Чтобы поддержать жену, он работал грузчиком, забойщиком мяса пока не устроился по специальности.

Жену с ребенком содержал брат.

После родов стало известно, что у мальчика только один физиологический недостаток – отсутствие слуха. Но на фоне всех обещанных прогнозов – это был дар Божий.

Но никто не знал, как все эти месяцы переживаний и страданий матери отразились на душе ребенка. Это им еще предстояло увидеть.

В страхе он перебирал все возможные варианты, читал литературу, ходил на консультации к врачам.

Чем больше он узнавал, тем страшнее ему становилось. Он осознавал, что все, что будет случаться с этим мальчуганом, он будет относить на свой счет. Что его раздутое чувство страха и ожидание чего-то плохого само по себе уже плохо и обязательно спровоцируют то, что могло и не произойти. За несколько лет терзаний он измучился так, что психика уже не выдерживала, и в дело пошло тело… Ночами он так сжимал челюсти, что утром мог едва открывать рот от боли. Это изводило его.

Он ни с кем не делился своими страхами, но при каждой встрече с сыном напряженно наблюдал за ним. Его пугало и напрягало все, что другие родители и не замечают.

«Почему он так стучит погремушкой по столу?» – шептал он, вырывая у ребенка погремушку.

«Зачем ему такой страшный робот?» – наезжал он на жену, выкидывая подарок.

«Почему он в мультиках любит злодеев? Что это за рисунки боев, почему столько агрессии?» – донимал он воспитательницу в детском саду.
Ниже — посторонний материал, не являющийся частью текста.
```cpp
extern "C" ov2_status ov2_klt_track_fb_dev(ov2_ctx *c, const ov2_pyr *prev, const ov2_pyr *cur, int win, int nlevels,
                                           int max_iter, float eps, float err_th, float fb_th, int n,
                                           const float *d_kps, float *d_priors, uint8_t *d_status,
                                           const int32_t *d_img_idx, uint32_t *d_iters)
{
    if (!c) return OV2_ERR_INVALID;
    if (n == 0) return OV2_OK;
    if (n < 0 || !d_kps || !d_priors || !d_status) return ov2_set_err(c, OV2_ERR_INVALID, "null/negative argument");
    klt_params P;
    ov2_status s = make_params(c, prev, cur, win, nlevels, max_iter, eps, err_th, fb_th, &P);
    if (s != OV2_OK) return s;
    OV2_HIP(c, hipSetDevice(c->device));
// ... 68 lines not shown
    if (n == 0) return OV2_OK;
    if (n < 0 || !d_kps || !d_prior || !d_has_prior || !d_out_xy || !d_out_status)
        return ov2_set_err(c, OV2_ERR_INVALID, "null/negative argument");
    klt_params P;
    ov2_status s = make_params(c, prev, cur, win, nlevels_full, max_iter, eps, err_th, fb_th, &P);
    if (s != OV2_OK) return s;
    P.rule33 = rule33 ? 1 : 0;
    OV2_HIP(c, hipSetDevice(c->device));
    if ((s = ov2_pyr_wait_ready(c, prev)) != OV2_OK || (s = ov2_pyr_wait_ready(c, cur)) != OV2_OK) return s;
    const int lanes = klt_lanes_for(c, n, win, prev, cur);
    if (lanes != 3 && ((s = ov2_pyr_need_grad(c, prev)) != OV2_OK || (s = ov2_pyr_need_grad(c, cur)) != OV2_OK)) return s;
    const int B = prev->buf->batch;
    const size_t cnt_words = (size_t)B * 64 + 16;
    if (cnt_words > c->klt_counts_words) {
        OV2_HIP(c, hipStreamSynchronize(c->stream));
        for (int i = 0; i < 2; ++i) {
            if (c->klt_counts[i]) OV2_HIP(c, hipFree(c->klt_counts[i]));
            c->klt_counts[i] = nullptr;
        }
        c->klt_counts_words = 0;
        const size_t words = cnt_words + cnt_words / 2;
        for (int i = 0; i < 2; ++i) OV2_HIP(c, hipMalloc((void **)&c->klt_counts[i], words * sizeof(unsigned)));
        c->klt_counts_words = words;
        c->klt_counts_dirty = true;
    }
    if (c->klt_counts_dirty)
        for (int i = 0; i < 2; ++i) OV2_HIP(c, hipMemsetAsync(c->klt_counts[i], 0, c->klt_counts_words * sizeof(unsigned), c->stream));
    c->klt_counts_dirty = true;
    void *scr = nullptr;
    const size_t lists_bytes = (3 * (size_t)n * sizeof(int) + 255) / 256 * 256;
    s = ov2_scratch(c, lists_bytes + (size_t)n * sizeof(klt_handover) + 256, &scr);
    if (s != OV2_OK) return s;
    unsigned *counts = c->klt_counts[c->klt_counts_cur], *live_cnt = counts + (size_t)B * 64;
    unsigned *next_counts = c->klt_counts[c->klt_counts_cur ^ 1];
    const int next_words = (int)c->klt_counts_words;
    int *list_a = (int *)scr, *list_b = list_a + n, *list_c = list_b + n;
    const size_t N = (size_t)n;
    const ov2_byte_range kf_rd[4] = {ov2_range(d_kps, 8 * N), ov2_range(d_prior, 8 * N), ov2_range(d_has_prior, N), ov2_range(d_img_idx, 4 * N)};
    const ov2_byte_range kf_wr[4] = {ov2_range(d_out_xy, 8 * N), ov2_range(d_out_status, N), ov2_range(d_p3p_req, sizeof(int32_t) * (size_t)B),
                                     ov2_range(d_iters, 8 * N)};
    const hipStream_t ms = ov2_kf_stream_for(c, true, kf_rd, 4, kf_wr, 4);
    if (c->kf.want_stereo_ev) {
        OV2_HIP(c, hipEventRecord(c->kf.fork, c->stream.h));
        c->kf.want_stereo_ev = false;
    }
    const dim3 cgrid((n + KLT_COMPACT_KPWG - 1) / KLT_COMPACT_KPWG);
    const int want_k = c->klt_stereo_split < 0 ? KLT_STEREO_SPLIT_DEFAULT : c->klt_stereo_split;
    const int split_k = (!P.rule33 && want_k < P.nlevels) ? want_k : -1;
    const int b_word1 = (P.rule33 || split_k >= 0) ? 1 : 3, b_word2 = P.rule33 ? 3 : 1;
    klt_handover *hand = reinterpret_cast<klt_handover *>((char *)scr + lists_bytes);
#define KLT_STAGES_GL(W, G)                                                                                     \
    do {                                                                                                        \
         \
        const dim3 tgrid((n + klt_map<G>::KPW - 1) / klt_map<G>::KPW + 2);                                      \
        OV2_LAUNCH_ON(c, OV2_K_DETECT + 4, ms, klt_compact_kernel, cgrid, dim3(256), 0, ms, n, d_has_prior,     \
                   d_iters, list_a, list_b, live_cnt, d_p3p_req, B, P.wave_prio);                               \
        if (split_k >= 0)                                                                                       \
            OV2_LAUNCH_ON(c, OV2_K_KLT_STAGE1, ms, (klt_stage1_kernel<W, G, true>), tgrid, dim3(64), 0, ms,     \
                       prev->buf->view, cur->buf->view, P, n, reinterpret_cast<const float2 *>(d_kps),          \
                       reinterpret_cast<const float2 *>(d_prior), d_img_idx, reinterpret_cast<float2 *>(d_out_xy), \
                       d_out_status, counts, d_iters, list_a, list_b, live_cnt, list_c, b_word1, split_k, hand); \
        else                                                                                                    \
            OV2_LAUNCH_ON(c, OV2_K_KLT_STAGE1, ms, (klt_stage1_kernel<W, G, false>), tgrid, dim3(64), 0, ms,    \
                       prev->buf->view, cur->buf->view, P, n, reinterpret_cast<const float2 *>(d_kps),          \
                       reinterpret_cast<const float2 *>(d_prior), d_img_idx, reinterpret_cast<float2 *>(d_out_xy), \
                       d_out_status, counts, d_iters, list_a, list_b, live_cnt, list_c, b_word1, split_k, hand); \
        OV2_LAUNCH_ON(c, OV2_K_KLT_STAGE2, ms, (klt_stage2_kernel<W, G>), tgrid, dim3(64), 0, ms,               \
                   prev->buf->view, cur->buf->view, P, n, reinterpret_cast<const float2 *>(d_kps), d_img_idx,   \
                   reinterpret_cast<float2 *>(d_out_xy), d_out_status, counts, d_p3p_req, d_iters, list_c,      \
                   live_cnt, B, next_counts, next_words, list_b, b_word2,                                       \
                   reinterpret_cast<const float2 *>(d_prior), split_k, hand);                                   \
    } while (0)
#define KLT_STAGES(W)                                                                                           \
    do {                                                                                                        \
        if (lanes == 8) KLT_STAGES_GL(W, 8);                                                                       \
        else KLT_STAGES_GL(W, 16);                                                                              \
    } while (0)
    switch (win) {
    case 3: KLT_STAGES(3); break;
    case 5: KLT_STAGES(5); break;
    case 7: KLT_STAGES(7); break;
    case 9:
        if (lanes == 3) KLT_STAGES_GL(9, 3);
        else KLT_STAGES(9);
        break;
    default: KLT_STAGES(11); break;
    }
#undef KLT_STAGES
#undef KLT_STAGES_GL
    OV2_HIP(c, hipGetLastError());
    c->klt_counts_cur ^= 1;
    c->klt_counts_dirty = false;
    return OV2_OK;
}
```

ov2slam_amd/csrc/ov2_internal.h:

```cpp
#pragma once
#include <hip/hip_runtime.h>

#include <atomic>
#include <cstdarg>
#include <cstdio>
#include <cstring>
#include <mutex>
#include <string>
#include <vector>

#include "../../include/ov2slam_hip.h"

#define OV2_MAX_LEVELS 8
#define OV2_LM 16

struct ov2_level_desc {
    int w, h;
    int istride;
    int gstride;
    int rows;
    size_t img_off;
    size_t grad_off;
    size_t img_bstride;
    size_t grad_bstride;
// ... 154 lines not shown
    void *lpg_dev;
    size_t lpg_dev_cap;
    void *ba_arena2;
    size_t ba_arena2_cap;
    void *ba_host;
    size_t ba_host_cap;
    unsigned *klt_counts[2];
    size_t klt_counts_words;
    int klt_counts_cur;
    bool klt_counts_dirty;
    hipStream_t ba_copy_stream;
    hipEvent_t ba_copy_ev[2];
    int wave_prio;
    int klt_lanes;
    int klt_stereo_split;
    int knn_lanes;
    int knn_cus;
    int cu_share, cu_layout;
    bool counts_as_high;
    int lcd_splits;
    long long lcd_calls;
    std::vector<struct ov2_lcd_table *> lcd_tables;
    bool ktime_on;
    std::vector<ov2_ktime_rec> ktime_recs;
    std::vector<hipEvent_t> ktime_free;
};

struct ov2_images {
    ov2_ctx *ctx;
    int batch, w, h;
// ... 54 lines not shown
```

ov2slam_amd/frontend.py:

```python
import ctypes as C

import numpy as np

from . import _lib


WAVE_PRIO_HIGH = 2


CU_LAYOUT_SPREAD, CU_LAYOUT_PACKED = 0, 1
CU_MASK_XCDS = 8


def cu_mask_build(total_cus, n_cus, layout=CU_LAYOUT_SPREAD):
    out = (C.c_uint32 * ((int(total_cus) + 31) // 32 if total_cus > 0 else 1))()
    st = _lib.load().ov2_cu_mask_build(int(total_cus), int(n_cus), int(layout), out)
    if st != 0:
        raise _lib.Ov2Error(f"ov2_cu_mask_build({total_cus}, {n_cus}, {layout}): status {st}")
    return np.array(out, np.uint32)


def _check(ctx_handle, status):
    if status != 0:
        lib = _lib.load()
# ... 19 lines not shown
        self.h = h

    def close(self):
        if getattr(self, "h", None):
            self.lib.ov2_ctx_destroy(self.h)
            self.h = None

    def __del__(self):
        self.close()

    def set_klt_lanes(self, lanes):
        _check(self.h, self.lib.ov2_klt_set_lanes(self.h, int(lanes)))

    def set_stereo_split(self, k):
        _check(self.h, self.lib.ov2_klt_set_stereo_split(self.h, int(k)))

    def set_knn_lanes(self, lanes):
        _check(self.h, self.lib.ov2_knn_set_lanes(self.h, int(lanes)))

    def set_kf_overlap(self, on):
        _check(self.h, self.lib.ov2_ctx_set_kf_overlap(self.h, int(bool(on))))

    def set_wave_prio(self, level):
        _check(self.h, self.lib.ov2_ctx_set_wave_prio(self.h, int(level)))

    def get_wave_prio(self):
        return int(self.lib.ov2_ctx_get_wave_prio(self.h))

    def get_cu_share(self):
        return int(self.lib.ov2_ctx_get_cu_share(self.h))
# ... 361 lines not shown
```

Baseline: 309,500.

## Park straggler KLT lanes in split stereo descent and resume them compacted

In the split two-stage KLT path, a wave whose live keypoint count drops to a threshold after k iterations saves each lane's iteration state to a park record. Those keypoints are appended to a new compacted list, and stage 2 launches extra 'D' waves that resume them at the saved level and iteration. The aim is to stop nearly empty waves from running long Lucas-Kanade tails at low occupancy. In exchange it adds per-keypoint park records, atomics, extra stage-2 groups and per-level park counters, plus an env knob and stats API.

```diff
diff --git a/include/ov2slam_hip.h b/include/ov2slam_hip.h
--- a/include/ov2slam_hip.h
+++ b/include/ov2slam_hip.h
@@ -93,6 +93,8 @@
 
 ov2_status ov2_klt_set_lanes(ov2_ctx *ctx, int lanes);
 ov2_status ov2_klt_set_stereo_split(ov2_ctx *ctx, int k);
+ov2_status ov2_klt_set_stereo_park(ov2_ctx *ctx, int k, int t);
+ov2_status ov2_ctx_klt_park_stats(ov2_ctx *ctx, int64_t out[10]);
 
 ov2_status ov2_line_min_sad(ov2_ctx *ctx, const ov2_pyr *left, const ov2_pyr *right, int level, int nwinsize, int go_left,
                             int n, const float *pts_xy, float *xprior, float *l1err);
diff --git a/ov2slam_amd/_lib.py b/ov2slam_amd/_lib.py
--- a/ov2slam_amd/_lib.py
+++ b/ov2slam_amd/_lib.py
@@ -63,6 +63,8 @@
                                              C.c_float, C.c_int, vp, vp, vp, vp, vp, vp, vp, vp]),
     "ov2_klt_set_lanes": (C.c_int, [vp, C.c_int]),
     "ov2_klt_set_stereo_split": (C.c_int, [vp, C.c_int]),
+    "ov2_klt_set_stereo_park": (C.c_int, [vp, C.c_int, C.c_int]),
+    "ov2_ctx_klt_park_stats": (C.c_int, [vp, C.POINTER(C.c_int64)]),
     "ov2_line_min_sad": (C.c_int, [vp, vp, vp, C.c_int, C.c_int, C.c_int, C.c_int, vp, vp, vp]),
     "ov2_line_min_sad_dev": (C.c_int, [vp, vp, vp, C.c_int, C.c_int, C.c_int, C.c_int, vp, vp, vp, vp]),
     "ov2_stereo_matching": (C.c_int, [vp, vp, vp, C.c_int, C.c_int, C.c_int, C.c_float, C.c_float, C.c_float, C.c_int,
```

«Зачем ему велосипед, вам что, его жизнь не дорога?» – скандалил он с дедушкой.

«Сынок, не надо бегать за голубями, не надо есть мясо, не надо так сильно стучать, не надо кричать, не смейся над дядей, не смей драться..»
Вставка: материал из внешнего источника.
constexpr unsigned sx_op(int type, int obs_slot, int extra_slot = 0, int npars = 0) {
  return (unsigned)type | ((unsigned)obs_slot << 4) | ((unsigned)extra_slot << 8) | ((unsigned)npars << 12);
}
constexpr int sx_op_npars(unsigned w) { return ((w >> 12) & 15u) ? (int)((w >> 12) & 15u) : 1; }
template <unsigned... OPS>
constexpr int sx_prog_ncoef() {
  constexpr unsigned ops[] = {OPS..., 0u};
  int c = 0;
  for (int k = 0; k < (int)sizeof...(OPS); k++) c += sx_op_npars(ops[k]);
  return c;
}
template <unsigned... OPS>
constexpr int sx_prog_cstart(int i) {
  constexpr unsigned ops[] = {OPS..., 0u};
  int c = 0;
  for (int k = 0; k < i; k++) c += sx_op_npars(ops[k]);
  return c;
}
template <unsigned... OPS>
struct StaticProg {
  static constexpr bool dynamic = false;
  static constexpr int n = (int)sizeof...(OPS);
  static constexpr int ncoef = sx_prog_ncoef<OPS...>();
  static constexpr unsigned touched = (0u | ... | (1u << ((OPS >> 4) & 15u)));
};
struct DynamicProg {
  static constexpr bool dynamic = true;
  static constexpr int n = 0;
  static constexpr int ncoef = 0;
  static constexpr unsigned touched = ~0u;
};

template <int NSLOT, unsigned OPC>
__device__ __forceinline__ void apply_static(double (&f)[NSLOT][SXMC_VEC], const double* c) {
  constexpr int type = (int)(OPC & 15u), K = (int)((OPC >> 4) & 15u), E = (int)((OPC >> 8) & 15u);
  constexpr int NP = sx_op_npars(OPC);
  static_assert(K < NSLOT && E < NSLOT, "slot out of range");
#pragma unroll
  for (int q = 0; q < SXMC_VEC; q++) {
    double pc = 0.0 + c[0] * 1.0;
    if constexpr (NP > 1) {
      double pw = 1.0 * f[K][q], pl = 0.0;
#pragma unroll
      for (int i = 1; i < NP; i++) {
        pc = pc + c[i] * pw;
        pow_step(pw, pl, f[K][q]);
      }
    }
    if constexpr (type == SXMC_SYST_SHIFT) f[K][q] = f[K][q] + pc;
    if constexpr (type == SXMC_SYST_SCALE) f[K][q] = f[K][q] * (1 + pc);
    if constexpr (type == SXMC_SYST_CTSCALE) f[K][q] = 1 + (f[K][q] - 1) * (1 + pc);
    if constexpr (type == SXMC_SYST_RESOLUTION_SCALE) f[K][q] = f[K][q] + (pc * (f[K][q] - f[E][q]));
  }
}

template <int NSLOT, unsigned... OPS, unsigned long... I>
__device__ __forceinline__ void run_static(double (&f)[NSLOT][SXMC_VEC], const double* c, StaticProg<OPS...>,
                                           ISeq<I...>) {
  (apply_static<NSLOT, OPS>(f, c + sx_prog_cstart<OPS...>((int)I)), ...);
}

typedef float vfloat4 __attribute__((ext_vector_type(4)));

#ifndef SXMC_WG_STAMPS
#define SXMC_WG_STAMPS 0
#endif
#if SXMC_WG_STAMPS && !defined(__HIPCC_RTC__)
extern "C" __device__ unsigned long long sx_wg_stamps[3 * 4096];
#define SX_WG_STAMP(which)                                                                      \
  do {                                                                                          \
    if (threadIdx.x == 0 && blockIdx.x < 4096u) {                                               \
      sx_wg_stamps[(which)*4096 + blockIdx.x] = __builtin_amdgcn_s_memrealtime();               \
    }                                                                                           \
  } while (0)
#else
#define SX_WG_STAMP(which) \
  do {                     \
  } while (0)
#endif
#ifndef SXMC_CACHED_LOADS
#define SXMC_CACHED_LOADS 0
#endif
template <typename T>
__device__ __forceinline__ T stream_load(gptr<const T> p) {
  if constexpr (SXMC_CACHED_LOADS) return *p;
  else return __builtin_nontemporal_load(p);
}

typedef unsigned vuint2 __attribute__((ext_vector_type(2)));

__device__ __forceinline__ void sparse_lookup(const SxSignalDesc& d, gptr<unsigned> counters, unsigned bin) {
  const unsigned mask = (1u << (32 - d.sparse_table_shift)) - 1u;
  unsigned hp = (bin * 0x85EBCA6Bu) >> d.sparse_table_shift;
  for (unsigned probe = 0; probe <= mask; probe++) {
    const vuint2 e = to_global(reinterpret_cast<const vuint2*>(d.sparse_table))[hp];
    if (e[0] == bin) {
      __hip_atomic_fetch_add(&counters[e[1]], 1u, __ATOMIC_RELAXED, __HIP_MEMORY_SCOPE_AGENT);
      return;
    }
    if (e[0] == 0xFFFFFFFFu) return;
    hp = (hp + 1u) & mask;
  }
}

__device__ __forceinline__ void sparse_count(const SxSignalDesc& d, gptr<unsigned> counters, unsigned bin) {
  const unsigned hb = (bin * 0x9E3779B1u) >> d.sparse_filter_shift;
  if (!((to_global(d.sparse_filter)[hb >> 5] >> (hb & 31u)) & 1u)) return;
  sparse_lookup(d, counters, bin);
}

constexpr int kPreGranule = 3;
template <int PREW> struct PreVec { typedef unsigned type; };
template <> struct PreVec<2> { typedef unsigned type __attribute__((ext_vector_type(2))); };
template <> struct PreVec<4> { typedef unsigned type __attribute__((ext_vector_type(4))); };

template <int NSLOT, int PREW>
struct Columns {
  vfloat4 v[NSLOT];
  typename PreVec<PREW>::type pre;
};

template <int NOBS, int PREW, typename PROG>
constexpr bool slot_loaded(int k) {
  return PREW == 0 || PREW == kPreGranule || k >= NOBS || ((PROG::touched >> k) & 1u);
}

template <int PREW>
__device__ __forceinline__ unsigned pre_value(const typename PreVec<PREW>::type& p, int q) {
  if constexpr (PREW == 1) return (p >> (8 * q)) & 0xFFu;
  if constexpr (PREW == 2) return (p[q >> 1] >> (16 * (q & 1))) & 0xFFFFu;
  if constexpr (PREW == 4) return p[q];
  if constexpr (PREW == kPreGranule) return p;
  return 0u;
}
template <int PREW>
constexpr unsigned pre_sentinel() {
  return PREW == 1 ? 0xFFu : PREW == 2 ? 0xFFFFu : 0xFFFFFFFFu;
}

template <int NOBS, int NSLOT, int PREW, typename PROG>
__device__ __forceinline__ void load_columns(Columns<NSLOT, PREW>& c, const gptr<const vfloat4> (&col)[NSLOT],
                                             gptr<const typename PreVec<PREW>::type> pre, unsigned long long v) {
#pragma unroll
  for (int k = 0; k < NSLOT; k++) {
    if constexpr (true) {
      if (slot_loaded<NOBS, PREW, PROG>(k)) {
        c.v[k] = stream_load<vfloat4>(&col[k][v]);
        __builtin_amdgcn_sched_barrier(0);
      }
    }
  }
  if constexpr (PREW == kPreGranule) {
    c.pre = pre[v >> 6];
    __builtin_amdgcn_sched_barrier(0);
  } else if constexpr (PREW != 0) {
    c.pre = stream_load<typename PreVec<PREW>::type>(&pre[v]);
    __builtin_amdgcn_sched_barrier(0);
  }
}

// ... 1483 lines not shown
        unsigned n = 0u;
        for (unsigned r = 0; r < R; r++) n += hist[(unsigned)c * cstride + r * rstride + w];
        total += n;
        if (n != 0u) __hip_atomic_fetch_add(&gbins[lds_slot(w)], n, __ATOMIC_RELAXED, __HIP_MEMORY_SCOPE_AGENT);
      }
      if (use_q) {
#pragma unroll
        for (int off = kWave / 2; off > 0; off >>= 1) total += __shfl_down(total, off, kWave);
        if (lane == 0 && total != 0u) {
          __hip_atomic_fetch_add(&s_norm[c], total, __ATOMIC_RELAXED, __HIP_MEMORY_SCOPE_WORKGROUP);
        }
        __syncthreads();
      }
      if (LDS_HIST && more) {
        __syncthreads();
        for (unsigned b = 4u * tid; b < cstride; b += 4u * nthreads) {
          *reinterpret_cast<vuint4g*>(&hist[(unsigned)c * cstride + b]) = vuint4g{0u, 0u, 0u, 0u};
        }
      }
      if (tid == 0) {
        const unsigned n = s_norm[c];
        if (n != 0u) __hip_atomic_fetch_add(to_global(dc.norm), n, __ATOMIC_RELAXED, __HIP_MEMORY_SCOPE_AGENT);
        s_norm[c] = 0u;
      }
    }
    __syncthreads();
    lds_clean = true;
  }
  SX_WG_STAMP(2);
}

template <unsigned OPC, int XT>
__device__ __forceinline__ void apply_box_interval(double& xl, double& xh, double tl, double th, bool& fin, const double* c) {
  constexpr int type = (int)(OPC & 15u), E = (int)((OPC >> 8) & 15u);
  static_assert(sx_op_npars(OPC) == 1, "not a one-coefficient systematic");
  const double pc = 0.0 + c[0] * 1.0;
  if constexpr (type == SXMC_SYST_SHIFT) {
    xl = xl + pc;
    xh = xh + pc;
  }
  if constexpr (type == SXMC_SYST_SCALE) {
    const double s = 1 + pc, a = xl * s, b = xh * s;
    xl = s >= 0.0 ? a : b;
    xh = s >= 0.0 ? b : a;
  }
  if constexpr (type == SXMC_SYST_CTSCALE) {
    const double s = 1 + pc, a = 1 + (xl - 1) * s, b = 1 + (xh - 1) * s;
    xl = s >= 0.0 ? a : b;
    xh = s >= 0.0 ? b : a;
  }
  if constexpr (type == SXMC_SYST_RESOLUTION_SCALE) {
    static_assert(E == XT, "the boxed observable reads one truth field");
    const double dl = xl - th, dh = xh - tl;
    const double a = pc * dl, b = pc * dh;
    const double ml = pc >= 0.0 ? a : b, mh = pc >= 0.0 ? b : a;
    fin = fin && (__builtin_fabs(dl) < __builtin_inf()) && (__builtin_fabs(dh) < __builtin_inf()) &&
          (__builtin_fabs(ml) < __builtin_inf()) && (__builtin_fabs(mh) < __builtin_inf());
    xl = xl + ml;
    xh = xh + mh;
  }
  fin = fin && (__builtin_fabs(xl) < __builtin_inf()) && (__builtin_fabs(xh) < __builtin_inf());
}
template <int BX, int XT, unsigned... OPS, unsigned long... I>
__device__ __forceinline__ void run_box_interval(double& xl, double& xh, double tl, double th, bool& fin, const double* c,
                                                 StaticProg<OPS...>, ISeq<I...>) {
  ([&] {
    if constexpr ((int)((OPS >> 4) & 15u) == BX) apply_box_interval<OPS, XT>(xl, xh, tl, th, fin, c + sx_prog_cstart<OPS...>((int)I));
  }(), ...);
}
template <int BX, int XT, unsigned... OPS>
constexpr bool prog_is_boxable(StaticProg<OPS...>) {
  return (true && ... &&
          (sx_op_npars(OPS) == 1 && (int)((OPS >> 4) & 15u) != XT &&
           ((int)(OPS & 15u) != SXMC_SYST_RESOLUTION_SCALE ||
            ((int)((OPS >> 4) & 15u) == BX && (int)((OPS >> 8) & 15u) == XT))));
}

Вскоре его поведение вызвало бунт со стороны жены, и она поставила вопрос ребром: «Или меняйся, или встречи с сыном прекратятся».

Он не мог жене поведать о своих переживаниях – они договорились никогда не поднимать тему тех восьми месяцев. Но он чувствовал, что сходит с ума.
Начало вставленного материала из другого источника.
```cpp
bool vcap_gemm256_ok(int in_dt, int out_dt, long lda, long ldw, long ldc, int M, int N, int K, const GemmEpi& epi) {
  if (!vcap_dt_size(in_dt) || !vcap_dt_size(out_dt)) return false;
  const int bk = 128 / (int)vcap_dt_size(in_dt);
  if (K % (2 * bk) != 0 || N % 16 != 0 || M <= 0) return false;
  const int ein = 16 / (int)vcap_dt_size(in_dt);
  if (in_dt == VCAP_DT_MXFP8 && (!epi.a_scale || !epi.w_scale)) return false;
  if (out_dt == VCAP_DT_MXFP8 && (in_dt != VCAP_DT_MXFP8 || N % 128 || ldc % 16 || epi.act != 1 || !epi.bias ||
                                  !epi.c_scale || epi.G || epi.res_mode))
    return false;
  if (lda % ein || ldw % ein) return false;
  if (ldc % 4) return false;
  if (epi.bias && ((uintptr_t)epi.bias & 15)) return false;
  if (epi.res && (((uintptr_t)epi.res & 15) || epi.ldr % 4)) return false;
  (void)out_dt;
  return true;
}

hipError_t vcap_gemm256_dispatch(int in_dt, int out_dt, const void* A, long lda, const void* W, long ldw, void* C,
                                 long ldc, int M, int N, int K, const GemmEpi& epi, hipStream_t s) {
  if (in_dt == VCAP_DT_BF16 && out_dt == VCAP_DT_BF16)
    return launch256<bf16_t, bf16_t>(A, lda, W, ldw, C, ldc, M, N, K, epi, s);
  if (in_dt == VCAP_DT_BF16 && out_dt == VCAP_DT_F32)
    return launch256<bf16_t, float>(A, lda, W, ldw, C, ldc, M, N, K, epi, s);
  if (in_dt == VCAP_DT_F16 && out_dt == VCAP_DT_F16)
    return launch256<f16_t, f16_t>(A, lda, W, ldw, C, ldc, M, N, K, epi, s);
  if (in_dt == VCAP_DT_F16 && out_dt == VCAP_DT_F32)
    return launch256<f16_t, float>(A, lda, W, ldw, C, ldc, M, N, K, epi, s);
  if (in_dt == VCAP_DT_F32 && out_dt == VCAP_DT_F32)
    return launch256<float, float>(A, lda, W, ldw, C, ldc, M, N, K, epi, s);
  if (in_dt == VCAP_DT_MXFP8 && out_dt == VCAP_DT_BF16)
    return launch256<fp8_t, bf16_t>(A, lda, W, ldw, C, ldc, M, N, K, epi, s);
  if (in_dt == VCAP_DT_MXFP8 && out_dt == VCAP_DT_F32)
    return launch256<fp8_t, float>(A, lda, W, ldw, C, ldc, M, N, K, epi, s);
  if (in_dt == VCAP_DT_MXFP8 && out_dt == VCAP_DT_MXFP8)
    return launch256<fp8_t, fp8_t>(A, lda, W, ldw, C, ldc, M, N, K, epi, s);
  return hipErrorInvalidValue;
}
```

Before: 1306.

## Prefetch residual tile into LDS during final K iterations of gemm256

For the in-place fp32 residual-add epilogue (EPI 2, bf16 input), the kernel now issues global-to-LDS loads of the residual tile during the last K-loop iteration, reusing freed staging buffers plus a small extra LDS region. The remaining pieces are loaded into registers. The epilogue then reads the residual from LDS and registers instead of fetching it from global memory after the loop. The aim is to hide residual load latency behind the final MFMAs, at the cost of more LDS per block (possibly lower occupancy), tighter vmcnt bookkeeping, and extra register pressure.

```diff
diff --git a/video-caption-algorithm_amd/csrc/gemm256.hip b/video-caption-algorithm_amd/csrc/gemm256.hip
--- a/video-caption-algorithm_amd/csrc/gemm256.hip
+++ b/video-caption-algorithm_amd/csrc/gemm256.hip
@@ -35,7 +35,9 @@
                                    (__attribute__((address_space(3))) void*)lds_wave_base, 4, 0, 0);
 }
 
+template <bool PIN = false>
 VCAP_DEV void stage_half(const char* base_k, const uint32_t (&off)[2], char* lds_half, int wave) {
+  if constexpr (PIN) asm volatile("" : "+s"(base_k));
 #pragma unroll
   for (int i = 0; i < 2; ++i) glds16(base_k + off[i], lds_half + (wave * 2 + i) * 1024);
 }
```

Неизвестно, как все обернулось бы, не попроси его жена отвезти их с сыном в монастырь на какой-то праздник.

Всю дорогу сынишка увлеченно рассказывал ему о том, что узнал в воскресной школе о празднике, и в его глазенках и словах было столько тепла и радости, что он впервые смотрел на ребенка как и подобает любящему отцу: безусловно любя.

Монастырь поразил его своим величием, огромными потоками людей из разных стран. Он впервые осознал, что что-то очень важное проходит мимо него. Его вера ограничивалась окроплением пасхальной корзины и ожиданием Вифлеемской звезды «к холодцу».

Сейчас он чувствовал себя ущербным, лишенным чего-то большого и… недолюбленным. Он смотрел, с какой верой люди припадают к иконам, как горячо шепчут, как плачут. И это не были старушки или необразованные селяне, кого принято было считать верующими по недалекости. Это были люди разных возрастов, статуса, иногда явно высокого положения.

Жена с сыном чувствовали себя в своей среде, сынишка без подсказок знал, что и как нужно делать. Когда сынишка важно перекрестился и поцеловал Евангелие перед исповедью, в груди что-то защемило и слезы заполнили его глаза…

–Папа, а ты что не будешь исповедоваться? – с ужасом в глазах спросил сын.

И так ему стало неловко и стыдно, что он выпалил: «Как это не буду, конечно, буду!».

Это была первая в его жизни исповедь. Ноги тряслись, и от стыда он не мог ничего вспомнить. Батюшка указал ему на длинную очередь ожидающих, дал в руки печатный листок-памятку и сказал, что ждет его рано утром с написанными на бумаге грехами.

Всю ночь он не сомкнул глаз, все вспоминал и вспоминал, писал долго. Когда батюшка увидел на утро три листа исписанные плотно и по номерам, довольно улыбнулся.

Пот застилал глаза, ноги тряслись, поясница ныла, сердце колотилось, стыд иногда жег горло, но любовь к сынишке помогла ему преодолеть все это. Батюшка одобрительно похлопывал его по спине, как будто выколачивая из него туго выходившие признания. Когда же он разорвал его листы и сказал: «Причащайтесь!», как будто открылась дверь в неведомое, что было всегда рядом, но скрыто и недоступно.

Он не знал, излечит ли это неведомое его такую израненную и уставшую душу. Но одно он знал точно: так легко он еще не чувствовал себя никогда.